-
- Anand Shah, Erik Bloomquist, Shenghui Tang, Wentao Fu, Youwei Bi, Qi Liu, Jingyu Yu, Ping Zhao, Todd R Palmby, Kirsten B Goldberg, C J George Chang, Paresma Patel, Elleni Alebachew, Amy Tilley, William F Pierce, Amna Ibrahim, Gideon M Blumenthal, Rajeshwari Sridhara, Julia A Beaver, and Richard Pazdur.
- Center for Drug Evaluation and Research, U.S. Food and Drug, Administration, Silver Spring, Maryland. anand.shah@fda.hhs.gov.
- Clin Cancer Res. 2018 Jul 1; 24 (13): 2999-3004.

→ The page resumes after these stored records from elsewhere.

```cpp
template <typename TIn, typename TOut>
__global__ __launch_bounds__(256) void stem_pack_kernel(const void *x, void *out, uint32_t batch, uint32_t height, uint32_t width,
                                                        uint32_t channels_last, FastDiv by_wo, FastDiv by_howo) {
  const uint32_t ho = height / 2, wo = width / 2;
  const uint64_t total = static_cast<uint64_t>(batch) * ho * wo;
  const bool pairs = width % 2 == 0 && (reinterpret_cast<uintptr_t>(x) & 7u) == 0;
  for (uint64_t i = static_cast<uint64_t>(blockIdx.x) * blockDim.x + threadIdx.x; i < total; i += static_cast<uint64_t>(gridDim.x) * blockDim.x) {
    uint32_t rem, xo;
    const uint32_t n = fastdivmod(static_cast<uint32_t>(i), by_howo, &rem);
    const uint32_t yo = fastdivmod(rem, by_wo, &xo);
    float v[12];
    if (std::is_same_v<TIn, F32> && pairs) {
      const float *xf = static_cast<const float *>(x) + static_cast<uint64_t>(n) * 3 * height * width;
#pragma unroll
      for (int dy = 0; dy < 2; ++dy) {
        const uint32_t yy = 2 * yo + dy, xx = 2 * xo;
        if (channels_last) {
          const float2 *p = reinterpret_cast<const float2 *>(xf + (yy * width + xx) * 3u);
          const float2 a0 = p[0], a1 = p[1], a2 = p[2];
          v[(dy * 2) * 3 + 0] = a0.x; v[(dy * 2) * 3 + 1] = a0.y; v[(dy * 2) * 3 + 2] = a1.x;
          v[(dy * 2 + 1) * 3 + 0] = a1.y; v[(dy * 2 + 1) * 3 + 1] = a2.x; v[(dy * 2 + 1) * 3 + 2] = a2.y;
        } else {
#pragma unroll
          for (int c = 0; c < 3; ++c) {
            const float2 a0 = *reinterpret_cast<const float2 *>(xf + ((static_cast<uint32_t>(c) * height + yy) * width + xx));
            v[(dy * 2) * 3 + c] = a0.x;
            v[(dy * 2 + 1) * 3 + c] = a0.y;
          }
        }
      }
    } else {
#pragma unroll
      for (int dy = 0; dy < 2; ++dy) {
#pragma unroll
        for (int dx = 0; dx < 2; ++dx) {
#pragma unroll
          for (int c = 0; c < 3; ++c) {
            const uint64_t yy = 2 * yo + dy, xx = 2 * xo + dx;
            const uint64_t off = channels_last ? ((static_cast<uint64_t>(n) * height + yy) * width + xx) * 3 + c
                                               : ((static_cast<uint64_t>(n) * 3 + c) * height + yy) * width + xx;
            v[(dy * 2 + dx) * 3 + c] = load_raw<TIn>(x, off);
          }
        }
      }
    }
    vuint4 o0, o1;
#pragma unroll
    for (int e = 0; e < 4; ++e) o0[e] = float_to_storage<TOut>(v[2 * e]) | (float_to_storage<TOut>(v[2 * e + 1]) << 16);
    o1[0] = float_to_storage<TOut>(v[8]) | (float_to_storage<TOut>(v[9]) << 16);
    o1[1] = float_to_storage<TOut>(v[10]) | (float_to_storage<TOut>(v[11]) << 16);
    o1[2] = 0u;
    o1[3] = 0u;
    vuint4 *dst = reinterpret_cast<vuint4 *>(static_cast<uint16_t *>(out) + i * 16);
    dst[0] = o0;
    dst[1] = o1;
  }
}

}
```
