def _plane_view(t: Tensor) -> Tuple[Tensor, int]:
    B, C, H, W = t.shape
    if t.stride(3) == 1 and t.stride(2) == W and t.stride(1) == H * W:
        return t, (t.stride(0) if B > 1 else C * H * W)
# ... 728 lines not shown
@_define("global_bias_m8(Tensor A, Tensor U, Tensor V) -> Tensor")
def _global_bias_m8(A, U, V):
    _f32(A, U, V)
    A, U, V = A.contiguous(), U.contiguous(), V.contiguous()
    Cin, R = A.shape
    H, W = U.shape[1], V.shape[1]
    m8 = torch.empty(Cin, H, W, dtype=A.dtype, device=A.device)
    check(lib.paradis_global_bias_m8_fwd(dptr(A), dptr(U), dptr(V), dptr(m8), Cin, R, H, W, stream_ptr()),
          "global_bias_m8_fwd")
    return m8


@_fake("global_bias_m8")
def _(A, U, V):
    return A.new_empty(A.shape[0], U.shape[1], V.shape[1])


@_define("global_bias_m8_backward(Tensor gm8, Tensor A, Tensor U, Tensor V) -> (Tensor, Tensor, Tensor)")
def _global_bias_m8_backward(gm8, A, U, V):
    _f32(gm8)
    A, U, V = A.contiguous(), U.contiguous(), V.contiguous()
    Cin, R = A.shape
    H, W = U.shape[1], V.shape[1]
    gm8 = gm8.contiguous()
    gA, gU, gV = torch.empty_like(A), torch.empty_like(U), torch.empty_like(V)
    ws = _ws(lib.paradis_global_bias_map_bwd_ws_bytes(Cin, Cin, R, H, W), A.device)
    check(lib.paradis_global_bias_m8_bwd(dptr(gm8), dptr(A), dptr(U), dptr(V), dptr(gA), dptr(gU), dptr(gV),
                                         Cin, R, H, W, dptr(ws), stream_ptr()), "global_bias_m8_bwd")
    return gA, gU, gV


@_fake("global_bias_m8_backward")
def _(gm8, A, U, V):
    return A.new_empty(A.shape), U.new_empty(U.shape), V.new_empty(V.shape)


def _gb8_setup(ctx, inputs, output):
    ctx.save_for_backward(*inputs)


def _gb8_backward(ctx, gm8):
    return _global_bias_m8_backward(gm8, *ctx.saved_tensors)


_autograd("global_bias_m8", _gb8_setup, _gb8_backward)


def global_bias_m8(A, U, V):
    require_hip(A, U, V)
    return _global_bias_m8(A, U, V)


GEMM_EXACT, GEMM_BF16, GEMM_F16X2, GEMM_BF16X3 = 0, 1, 2, 3
BF16_STORAGE = os.environ.get("PARADIS_BF16_STORAGE", "1") != "0"
IO_X16, IO_Y16, IO_Z16, IO_DY16 = 1, 2, 4, 8
_SCHEMES = {"exact": GEMM_EXACT, "f16x2": GEMM_F16X2, "bf16x3": GEMM_BF16X3, "split": GEMM_BF16X3}
AMAX_PARTIALS = 1024


def _scheme_from_env() -> int:
    name = os.environ.get("PARADIS_GEMM", "bf16x3")
    if name not in _SCHEMES:
        raise ValueError(f"PARADIS_GEMM={name!r}: choose between {'|'.join(_SCHEMES)}")
    return _SCHEMES[name]


GEMM_SCHEME = _scheme_from_env()


def gemm_scheme_name() -> str:
    return {GEMM_EXACT: "exact", GEMM_BF16: "bf16", GEMM_F16X2: "f16x2", GEMM_BF16X3: "bf16x3"}[GEMM_SCHEME]


def autocast_scheme(default: int) -> int:
    if torch.is_autocast_enabled("cuda") and torch.get_autocast_dtype("cuda") == torch.bfloat16:
        return GEMM_BF16
    return default


WEIGHT_EPOCH = 0
FROZEN_WEIGHTS = False
_IMAGES = {}
_TLS = threading.local()


class frozen_weights:

    def __init__(self, enabled: bool = True):
        self.enabled = bool(enabled)

    def __enter__(self):
        global FROZEN_WEIGHTS
        self.prev = FROZEN_WEIGHTS
        FROZEN_WEIGHTS = self.enabled
        return self

    def __exit__(self, *exc):
        global FROZEN_WEIGHTS
        FROZEN_WEIGHTS = self.prev
        if not FROZEN_WEIGHTS:
            _IMAGES.clear()
        return False


def weights_updated() -> None:
    global WEIGHT_EPOCH
    WEIGHT_EPOCH += 1


def _optimizer_step_hook(optimizer, args, kwargs) -> None:
    weights_updated()


_STEP_HOOK = None


def _ensure_step_hook() -> None:
    global _STEP_HOOK
    if _STEP_HOOK is None:
        from torch.optim.optimizer import register_optimizer_step_post_hook
        _STEP_HOOK = register_optimizer_step_post_hook(_optimizer_step_hook)


def _drop_images(wid: int) -> None:
    for scheme in (GEMM_BF16, GEMM_F16X2, GEMM_BF16X3):
        _IMAGES.pop((wid, False, scheme), None)
        _IMAGES.pop((wid, True, scheme), None)


def _version_of(t: Tensor) -> int:
    return 0 if t.is_inference() else t._version


_PAIRED_SCHEMES = (GEMM_BF16X3, GEMM_BF16)


def _build_images(weight: Tensor, Co: int, Ci: int, transpose: bool, scheme: int, pair: bool):
    w2 = weight.reshape(Co, Ci).contiguous()
    nbytes = lib.paradis_pw_gemm_split_bytes(Ci, Co, scheme) if transpose else \
        lib.paradis_pw_gemm_split_bytes(Co, Ci, scheme)
    out = torch.empty(nbytes, dtype=torch.uint8, device=weight.device)
    if pair and not transpose and scheme in _PAIRED_SCHEMES:
        out_t = torch.empty(lib.paradis_pw_gemm_split_bytes(Ci, Co, scheme), dtype=torch.uint8, device=weight.device)
        check(lib.paradis_pw_gemm_split_weights_pair_scheme(dptr(w2), Co, Ci, scheme, dptr(out), dptr(out_t), stream_ptr()),
              "pw_gemm_split_weights_pair")
        return out, out_t
    check(lib.paradis_pw_gemm_split_weights(dptr(w2), Co, Ci, 1 if transpose else 0, scheme, dptr(out),
                                            stream_ptr()), "pw_gemm_split_weights")
    return out, None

AbstractOn March 13, 2017, the FDA approved ribociclib (KISQALI; Novartis Pharmaceuticals Corp.), a cyclin-dependent kinase 4/6 inhibitor, in combination with an aromatase inhibitor as initial endocrine-based therapy for the treatment of postmenopausal women with hormone receptor (HR)-positive, HER2-negative advanced or metastatic breast cancer. The approval was based on a randomized, double-blind, placebo-controlled, international clinical trial (MONALEESA-2). A total of 668 patients were randomized to receive either ribociclib plus letrozole (n = 334) or placebo plus letrozole (n = 334). An improvement in progression-free survival (PFS) was observed in patients receiving ribociclib plus letrozole compared with patients receiving placebo plus letrozole [HR = 0.556; 95% confidence interval (CI), 0.429-0.720]. Overall response rate (ORR) in patients with measurable disease was 52.7% (95% CI, 46.6-58.9) in the ribociclib plus letrozole arm and 37.1% (95% CI, 31.1-43.2) in the placebo plus letrozole arm. Overall survival data were immature. The most common adverse reactions observed in 20% or more of patients taking ribociclib were neutropenia, nausea, fatigue, diarrhea, leukopenia, alopecia, vomiting, constipation, headache, and back pain. This article summarizes FDA decision-making and data supporting the approval of ribociclib. Clin Cancer Res; 24(13); 2999-3004. ©2018 AACRSee related commentary by Spring and Bardia, p. 2981.©2018 American Association for Cancer Research.